Re: mwifiex firmware crash

From: Dave Olsthoorn
Date: Wed May 19 2021 - 15:20:29 EST


Hi,

I'll drop some of the people since this is a sub-thread of the original, I'll keep the lists for access to this using lore.kernel.org.

On 2021-05-15 18:53, Pali Rohár wrote:
Hello!

On Saturday 15 May 2021 18:32:30 Dave Olsthoorn wrote:
Hi,

On 2021-05-15 17:40, Pali Rohár wrote:
> On Saturday 15 May 2021 17:10:31 Dave Olsthoorn wrote:
> > The firmware still seems to crash quicker than previously, but
> > that's a
> > unrelated problem.
>
> Hello! Do you have some more details (or links) about mentioned firmware
> crash?

Sure, firmware crashes have always been a problem on the Surface devices.

What wifi chip you have on these devices? Because very similar firmware
crashes I see on 88W8997 chip (also with mwifiex) when wifi card is
configured in SDIO mode (not PCIe).


The Surface Pro 2017 has an 88W8897.

I know that there are new version of firmwares for these 88W8xxx chips,
but they are available only under NXP NDA and only for NXP customers.
So it looks like that end users with NXP wifi chips are out of luck.
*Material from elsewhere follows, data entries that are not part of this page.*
__global__ __launch_bounds__(256) void frontier_self_kernel(
    int64_t n_rows, const int32_t *__restrict__ keys, int64_t n_keys,
    const int32_t *__restrict__ users, const int32_t *__restrict__ pos,
    const int32_t *__restrict__ neg, int64_t batch, int64_t n_users, uint8_t *bm_self,
    uint8_t *bm_hop, int32_t *self_list, int32_t *self_count) {
  const int64_t i = (int64_t)blockIdx.x * blockDim.x + threadIdx.x;
  const int64_t node = key_node(i, keys, n_keys, users, pos, neg, batch, n_users);
  const bool valid = node >= 0 && node < n_rows;
  const bool first = valid && test_and_set(bm_self, node);
  if (valid) bm_hop[node] = 1;
  const int32_t off = block_reserve(first ? 1 : 0, self_count);
  if (first) self_list[off] = (int32_t)node;
}

__global__ __launch_bounds__(256) void frontier_clear_kernel(uint4 *__restrict__ maps, int64_t n16,
                                                             int32_t *__restrict__ self_count,
                                                             int32_t *__restrict__ zero,
                                                             int32_t n_zero) {
  const int64_t i = (int64_t)blockIdx.x * blockDim.x + threadIdx.x;
  for (int64_t j = i; j < n16; j += (int64_t)gridDim.x * blockDim.x) maps[j] = make_uint4(0, 0, 0, 0);
  if (i == 0 && self_count != nullptr) *self_count = 0;
  if (i < n_zero) zero[i] = 0;
}

__global__ __launch_bounds__(256) void frontier_expand_kernel(
    const int64_t *__restrict__ rowptr, const int32_t *__restrict__ col, int32_t split,
    const int32_t *__restrict__ self_list, const int32_t *__restrict__ self_count,
    uint8_t *bm_hop) {
  const int lane = threadIdx.x & 63;
  const int64_t i = (int64_t)blockIdx.x * kWaves + (threadIdx.x >> 6);
  if (i >= *self_count) return;
  const int64_t node = self_list[i];
  const int64_t beg = rowptr[node], end = rowptr[node + 1];
  if (split > 0 && end - beg > split) return;
  for (int64_t e = beg + lane; e < end; e += 64) bm_hop[col[e]] = 1;
}

__global__ __launch_bounds__(256) void frontier_keys_kernel(
    const int64_t *__restrict__ rowptr, const int32_t *__restrict__ col, int64_t n_rows,
    int32_t split, const int32_t *__restrict__ keys, int64_t n_keys,
    const int32_t *__restrict__ users, const int32_t *__restrict__ pos,
    const int32_t *__restrict__ neg, int64_t batch, int64_t n_users, uint8_t *bm_self,
    uint8_t *bm_hop) {
  const int lane = threadIdx.x & 63;
  const int64_t i = (int64_t)blockIdx.x * kWaves + (threadIdx.x >> 6);
  const int64_t node = key_node(i, keys, n_keys, users, pos, neg, batch, n_users);
  if (node < 0 || node >= n_rows) return;
  if (lane == 0) {
    bm_self[node] = 1;
    bm_hop[node] = 1;
  }
  const int64_t beg = rowptr[node], end = rowptr[node + 1];
  if (split > 0 && end - beg > split) return;
  for (int64_t e = beg + lane; e < end; e += 64) bm_hop[col[e]] = 1;
}

__global__ __launch_bounds__(256) void frontier_segments_kernel(
    const int64_t *__restrict__ rowptr, const int32_t *__restrict__ col,
    const int32_t *__restrict__ seg_row, const int64_t *__restrict__ seg_beg, int64_t n_seg,
    int32_t split, const uint8_t *bm_self, uint8_t *bm_hop) {
  const int lane = threadIdx.x & 63;
  const int64_t sg = (int64_t)blockIdx.x * kWaves + (threadIdx.x >> 6);
  if (sg >= n_seg) return;
  const int64_t row = seg_row[sg];
  if (bm_self[row] == 0) return;
  const int64_t beg = seg_beg[sg];
  const int64_t end = min(beg + (int64_t)split, rowptr[row + 1]);
  for (int64_t e = beg + lane; e < end; e += 64) bm_hop[col[e]] = 1;
}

They seem to be related, at least for some of the crashes, to power
management. For this reason I disabled powersaving in NetworkManager which
used to make it at least stable enough for me, in 5.13 this trick does not
seem to work.

The dmesg log attached shows a firmware crash happening, the card does not
work even after a reset or remove & rescan on the pci(e) bus.
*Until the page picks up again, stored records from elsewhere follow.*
__global__ void __launch_bounds__(256) k_spmv(const uint32_t* __restrict__ ptr, const uint32_t* __restrict__ col,
                                             const uint8_t* __restrict__ val, size_t n_rows, size_t n_out,
                                             const uint8_t* __restrict__ x, size_t x_stride, uint8_t* __restrict__ out,
                                             size_t out_stride, int val_mont, int out_mont, uint32_t long_row,
                                             uint8_t* __restrict__ canon, size_t canon_stride) {
  OG_FILLER_PRIO();
  size_t row = (size_t)blockIdx.x * blockDim.x + threadIdx.x;
  if (row >= n_out) return;
  const int g = blockIdx.y;
  const uint8_t* xg = x + (size_t)g * x_stride;
  Fr acc = Fr::zero();
  if (row < n_rows) {
    if (ptr[row + 1] - ptr[row] > long_row) return;
    for (uint32_t k = ptr[row]; k < ptr[row + 1]; k++) {
      Fr v = fe_load<FrParams>(val + (size_t)k * 32);
      if (!val_mont) v = fe_to_mont(v);
      acc = fe_add(acc, fe_mul(v, fe_load<FrParams>(xg + (size_t)col[k] * 32)));
    }
    if (canon) fe_store(canon + (size_t)g * canon_stride + row * 32, fe_canon(acc));
    acc = out_mont ? fe_to_mont(acc) : fe_canon(acc);
  }
  fe_store(out + (size_t)g * out_stride + row * 32, acc);
}

constexpr uint32_t SPMV_LONG = 2048;
__global__ void __launch_bounds__(256) k_spmv_long(const uint32_t* __restrict__ rows, const uint32_t* __restrict__ ptr,
                                                  const uint32_t* __restrict__ col, const uint8_t* __restrict__ val,
                                                  const uint8_t* __restrict__ x, size_t x_stride, uint8_t* __restrict__ out,
                                                  size_t out_stride, int val_mont, int out_mont, uint8_t* __restrict__ canon,
                                                  size_t canon_stride) {
  OG_FILLER_PRIO();
  __shared__ __align__(16) uint32_t part[256 * 8];
  const uint32_t row = rows[blockIdx.x];
  const int g = blockIdx.y;
  const uint8_t* xg = x + (size_t)g * x_stride;
  Fr acc = Fr::zero();
  for (uint32_t k = ptr[row] + threadIdx.x; k < ptr[row + 1]; k += 256) {
    Fr v = fe_load<FrParams>(val + (size_t)k * 32);
    if (!val_mont) v = fe_to_mont(v);
    acc = fe_add(acc, fe_mul(v, fe_load<FrParams>(xg + (size_t)col[k] * 32)));
  }
  fe_store(&part[threadIdx.x * 8], acc);
  __syncthreads();
  for (int d = 128; d >= 1; d >>= 1) {
    if ((int)threadIdx.x < d)
      fe_store(&part[threadIdx.x * 8], fe_add(fe_load<FrParams>(&part[threadIdx.x * 8]), fe_load<FrParams>(&part[(threadIdx.x + d) * 8])));
    __syncthreads();
  }
  if (threadIdx.x == 0) {
    acc = fe_load<FrParams>(&part[0]);
    if (canon) fe_store(canon + (size_t)g * canon_stride + (size_t)row * 32, fe_canon(acc));
    fe_store(out + (size_t)g * out_stride + (size_t)row * 32, out_mont ? fe_to_mont(acc) : fe_canon(acc));
  }
}

__global__ void __launch_bounds__(256) k_fr_to_mont(const uint8_t* __restrict__ in, uint8_t* __restrict__ out, size_t n) {
  size_t i = (size_t)blockIdx.x * blockDim.x + threadIdx.x;
  if (i >= n) return;
  fe_store(out + i * 32, fe_to_mont(fe_load<FrParams>(in + i * 32)));
}

__global__ void __launch_bounds__(256) k_mul_rows(const uint8_t* __restrict__ a, const uint8_t* __restrict__ b, uint8_t* __restrict__ c, size_t d) {
  OG_FILLER_PRIO();
  const size_t row = (size_t)blockIdx.x * blockDim.x + threadIdx.x;
  if (row >= d) return;
  const size_t o = ((size_t)blockIdx.y * d + row) * 32;
  fe_store(c + o, fe_mul(fe_load<FrParams>(a + o), fe_load<FrParams>(b + o)));
}

__global__ void __launch_bounds__(256) k_check_rows(const uint8_t* __restrict__ a, const uint8_t* __restrict__ b, const uint8_t* __restrict__ c,
                                                   size_t n_rows, size_t d, const uint8_t* __restrict__ z, size_t z_stride,
                                                   uint32_t* __restrict__ flags) {
  OG_FILLER_PRIO();
  size_t row = (size_t)blockIdx.x * blockDim.x + threadIdx.x;
  const int g = blockIdx.y;
  if (row >= n_rows) return;
  const size_t o = ((size_t)g * d + row) * 32;
  bool bad = !fe_sub(fe_mul(fe_load<FrParams>(a + o), fe_load<FrParams>(b + o)), fe_load<FrParams>(c + o)).is_zero();
  if (row == 0) {
    Fr z0 = fe_load<FrParams>(z + (size_t)g * z_stride);
    z0.l[0] ^= 1u;
    uint32_t nz = 0;
#pragma unroll
    for (int i = 0; i < 9; i++) nz |= z0.l[i];
    bad = bad || nz != 0;
  }
  if (bad) atomicOr(&flags[g], 1u);
}

__global__ void __launch_bounds__(256) k_check_canonical(const uint8_t* __restrict__ x, size_t stride, size_t count, uint32_t* __restrict__ bad) {
  OG_FILLER_PRIO();
  const size_t i = (size_t)blockIdx.x * blockDim.x + threadIdx.x;
  if (i >= count) return;
  const int g = blockIdx.y;
  if (!fe_lt_modulus(fe_load<FrParams>(x + (size_t)g * stride + i * 32))) atomicMin(&bad[g], (uint32_t)i);
}

__global__ void __launch_bounds__(256) k_lagrange(const uint8_t* __restrict__ consts, const uint8_t* __restrict__ tau_c, int log_d,
                                                 uint8_t* __restrict__ out) {
  size_t k = (size_t)blockIdx.x * blockDim.x + threadIdx.x;
  const size_t d = (size_t)1 << log_d;
  if (k >= d) return;
  Fr tau = fe_to_mont(fe_load<FrParams>(tau_c));
  Fr zt = tau;
  for (int i = 0; i < log_d; i++) zt = fe_sqr(zt);
  zt = fe_sub(zt, Fr::one());
  Fr b = fe_load<FrParams>(consts + 0 * 32), wk = Fr::one();
  for (size_t e = k; e; e >>= 1) {
    if (e & 1) wk = fe_mul(wk, b);
    b = fe_sqr(b);
  }
  Fr num = fe_mul(fe_mul(zt, fe_load<FrParams>(consts + 4 * 32)), wk);
  Fr den = fe_sub(tau, wk);
  fe_store(out + k * 32, fe_from_mont(fe_mul(num, fe_inv(den))));
}

int spmv_canonical(og_ctx* ctx, const uint32_t* ptr_d, const uint32_t* col_d, const uint8_t* val_d, size_t n_rows,
                   const uint8_t* x_d, uint8_t* out_d) {
  if (n_rows == 0) return OG_OK;
  hipLaunchKernelGGL(k_spmv, dim3(grid_for(n_rows, 256), 1), dim3(256), 0, ctx->stream, ptr_d, col_d, val_d, n_rows, n_rows, x_d,
                     (size_t)0, out_d, (size_t)0, 0, 0, 0xffffffffu, (uint8_t*)nullptr, (size_t)0);
  OG_HIP(hipGetLastError());
  return OG_OK;
}

int lagrange_evals(og_ctx* ctx, int log_d, const uint8_t tau[32], uint8_t* out_d) {
  uint8_t* consts = nullptr;
  OG_TRY(ntt_domain_consts(ctx, log_d, &consts));
  uint8_t* tau_d = nullptr;
  OG_TRY(arena_get(ctx, "g16.tau", 32, (void**)&tau_d));
  OG_HIP(hipMemcpyAsync(tau_d, tau, 32, hipMemcpyHostToDevice, ctx->stream));
  const size_t d = (size_t)1 << log_d;
  hipLaunchKernelGGL(k_lagrange, dim3(grid_for(d, 256)), dim3(256), 0, ctx->stream, consts, tau_d, log_d, out_d);
  OG_HIP(hipGetLastError());
  OG_HIP(hipStreamSynchronize(ctx->stream));
  return OG_OK;
}

int scalar_mul_fixed(og_ctx* ctx, int is_g2, const uint8_t* base_host, const uint8_t* scalars_d, size_t n, uint8_t* out_d) {
  const size_t pb = is_g2 ? 128 : 64;
  const int g = is_g2 ? 1 : 0;
  uint8_t *raw = nullptr, *mont = nullptr;
  OG_TRY(arena_get(ctx, "g16.base.raw", 128, (void**)&raw));
  OG_TRY(arena_get(ctx, "g16.base.mont", 128, (void**)&mont));
  if (!ctx->fb_tab[g]) {
    OG_HIP(hipMalloc((void**)&ctx->fb_tab[g], 64 * 16 * pb));
    ctx->owned.push_back(ctx->fb_tab[g]);
  }
  uint8_t* tab = ctx->fb_tab[g];
  if (!ctx->fb_valid[g] || memcmp(ctx->fb_base[g], base_host, pb) != 0) {
    ctx->fb_valid[g] = false;
    OG_HIP(hipMemcpyAsync(raw, base_host, pb, hipMemcpyHostToDevice, ctx->stream));
    OG_TRY(is_g2 ? import_points_g2(ctx, raw, mont, 1) : import_points_g1(ctx, raw, mont, 1));
    OG_TRY(is_g2 ? fixed_table_g2(ctx, mont, tab) : fixed_table_g1(ctx, mont, tab));
    OG_HIP(hipStreamSynchronize(ctx->stream));
    memcpy(ctx->fb_base[g], base_host, pb);
    ctx->fb_valid[g] = true;
  }
  OG_TRY(is_g2 ? scalar_mul_fixed_g2(ctx, tab, scalars_d, n, out_d) : scalar_mul_fixed_g1(ctx, tab, scalars_d, n, out_d));
  OG_HIP(hipStreamSynchronize(ctx->stream));
  return OG_OK;
}

void pk_destroy(og_pk* pk) {
  if (!pk) return;
  (void)hipSetDevice(pk->device);
  (void)hipDeviceSynchronize();
  for (int k = 0; k < 3; k++) {
    if (pk->ptr[k]) (void)hipFree(pk->ptr[k]);
    if (pk->col[k]) (void)hipFree(pk->col[k]);
    if (pk->val[k]) (void)hipFree(pk->val[k]);
    if (pk->long_rows[k]) (void)hipFree(pk->long_rows[k]);
  }
  for (og_bases* q : {pk->a, pk->b1, pk->b2})
    if (q != pk->lag1 && q != pk->lag2) bases_destroy(q);
  bases_destroy(pk->lag1); bases_destroy(pk->lag2); bases_destroy(pk->l); bases_destroy(pk->h);
  for (int k = 0; k < 3; k++)
    if (pk->map[k] && pk->map[k] != pk->rmap) (void)hipFree(pk->map[k]);
  if (pk->rmap) (void)hipFree(pk->rmap);
  if (pk->consts1) (void)hipFree(pk->consts1);
  if (pk->consts2) (void)hipFree(pk->consts2);
  if (pk->fb_delta2) (void)hipFree(pk->fb_delta2);
  delete pk;
}

bool row_form_pays(size_t rows_q, size_t wires_q) {
  if (rows_q == 0 || wires_q == 0) return false;
  const double row_adds = (double)rows_q * msm_nwin((int)msm_pick_query_c(rows_q));
  const double wire_adds = (double)wires_q * msm_nwin((int)msm_pick_query_c(wires_q));
  return row_adds <= 0.8 * wire_adds;
}

static int rows_check(og_ctx* ctx, const og_pk* pk, const PkView& v, const RowsView& rv, uint8_t* stage, const std::string& who) {
  const size_t m = pk->m, nr = pk->n_rows;
  std::vector<uint8_t> rho(m * 32);
  uint64_t x = rd64(rv.digest) ^ rd64(rv.digest + 8) ^ rd64(rv.digest + 16) ^ rd64(rv.digest + 24);
  for (size_t i = 0; i < m * 4; i++) {
    x += 0x9e3779b97f4a7c15ull;
    uint64_t z = x;
    z = (z ^ (z >> 30)) * 0xbf58476d1ce4e5b9ull;
    z = (z ^ (z >> 27)) * 0x94d049bb133111ebull;
    z ^= z >> 31;
    if ((i & 3) == 3) z &= (1ull << 60) - 1;
    memcpy(&rho[i * 8], &z, 8);
  }
  uint8_t *rho_d, *ev_d, *res_d, *aff_d;
  OG_TRY(arena_get(ctx, "g16.chk.rho", m * 32, (void**)&rho_d));
  OG_TRY(arena_get(ctx, "g16.chk.ev", nr * 32, (void**)&ev_d));
  OG_TRY(arena_get(ctx, "g16.chk.res", 512, (void**)&res_d));
  OG_TRY(arena_get(ctx, "g16.chk.aff", 256, (void**)&aff_d));
  OG_HIP(hipMemcpyAsync(rho_d, rho.data(), m * 32, hipMemcpyHostToDevice, ctx->stream));
  const int cw = (int)msm_pick_c(m);
  struct Pair { int q, src, is_g2; const char* name; };
  const Pair pairs[3] = {{0, 0, 0, "A"}, {1, 1, 0, "B (G1)"}, {1, 2, 1, "B (G2)"}};
  for (const Pair& p : pairs) {
    if (!pk->row[p.q]) continue;
    const size_t pb = p.is_g2 ? 128 : 64;
    hipLaunchKernelGGL(k_spmv, dim3(grid_for(nr, 256), 1), dim3(256), 0, ctx->stream, pk->ptr[p.q], pk->col[p.q], pk->val[p.q], nr, nr, rho_d,
                       (size_t)0, ev_d, (size_t)0, 1, 0, SPMV_LONG, (uint8_t*)nullptr, (size_t)0);
    OG_HIP(hipGetLastError());
    if (pk->n_long[p.q]) {
      hipLaunchKernelGGL(k_spmv_long, dim3(pk->n_long[p.q], 1), dim3(256), 0, ctx->stream, pk->long_rows[p.q], pk->ptr[p.q], pk->col[p.q],
                         pk->val[p.q], rho_d, (size_t)0, ev_d, (size_t)0, 1, 0, (uint8_t*)nullptr, (size_t)0);
      OG_HIP(hipGetLastError());
    }
    OG_HIP(hipMemcpyAsync(stage, v.query[p.src], m * pb, hipMemcpyHostToDevice, ctx->stream));
    og_bases* wb = nullptr;
    OG_TRY(bases_create(ctx, p.is_g2, stage, m, cw, 0, &wb));
    struct Drop { og_bases* b; ~Drop() { bases_destroy(b); } } drop{wb};
    DigitSort dw, dr;
    OG_TRY(msm_digit_sort(ctx, 0, rho_d, m * 32, m, nullptr, 1, cw, 0, &dw));
    OG_TRY(msm_run(ctx, wb, dw, res_d));
    const og_bases* lag = p.is_g2 ? pk->lag2 : pk->lag1;
    OG_TRY(msm_digit_sort(ctx, 1, ev_d, nr * 32, pk->n_rowpts, pk->rmap, 1, lag->c, 1, &dr));
    OG_TRY(msm_run(ctx, lag, dr, res_d + 256));
    OG_TRY(xyzz_to_affine_bytes(ctx, p.is_g2, res_d, aff_d, 1));
    OG_TRY(xyzz_to_affine_bytes(ctx, p.is_g2, res_d + 256, aff_d + 128, 1));
    uint8_t got[256];
    OG_HIP(hipMemcpyAsync(got, aff_d, 256, hipMemcpyDeviceToHost, ctx->stream));
    OG_HIP(hipStreamSynchronize(ctx->stream));
    OG_REQUIRE(memcmp(got, got + 128, pb) == 0,
               who + ": row-basis extension: its points do not reproduce the key's " + p.name + " query (not the Lagrange basis of this key's tau)");
  }
  return OG_OK;
}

Similar issue, card start working again only after whole system restart.

So this is something which can be resolved only in NXP.

After a conversation with the author of the patches, the problem is not the power management itself (for most hardware revisions [1]) but a race where pci commands are being written while the device is being put to sleep. A fix for this problem is included in the patches which make all pci commands synchronous instead of asynchronous [2].

After that a the wakeup patch seems relevant [3].

<snip>
There are patches [1] which have not been submitted yet and where developed
as part of the linux-surface effort [2]. From my experience these patches
resolve most if not all of the firmware crashes.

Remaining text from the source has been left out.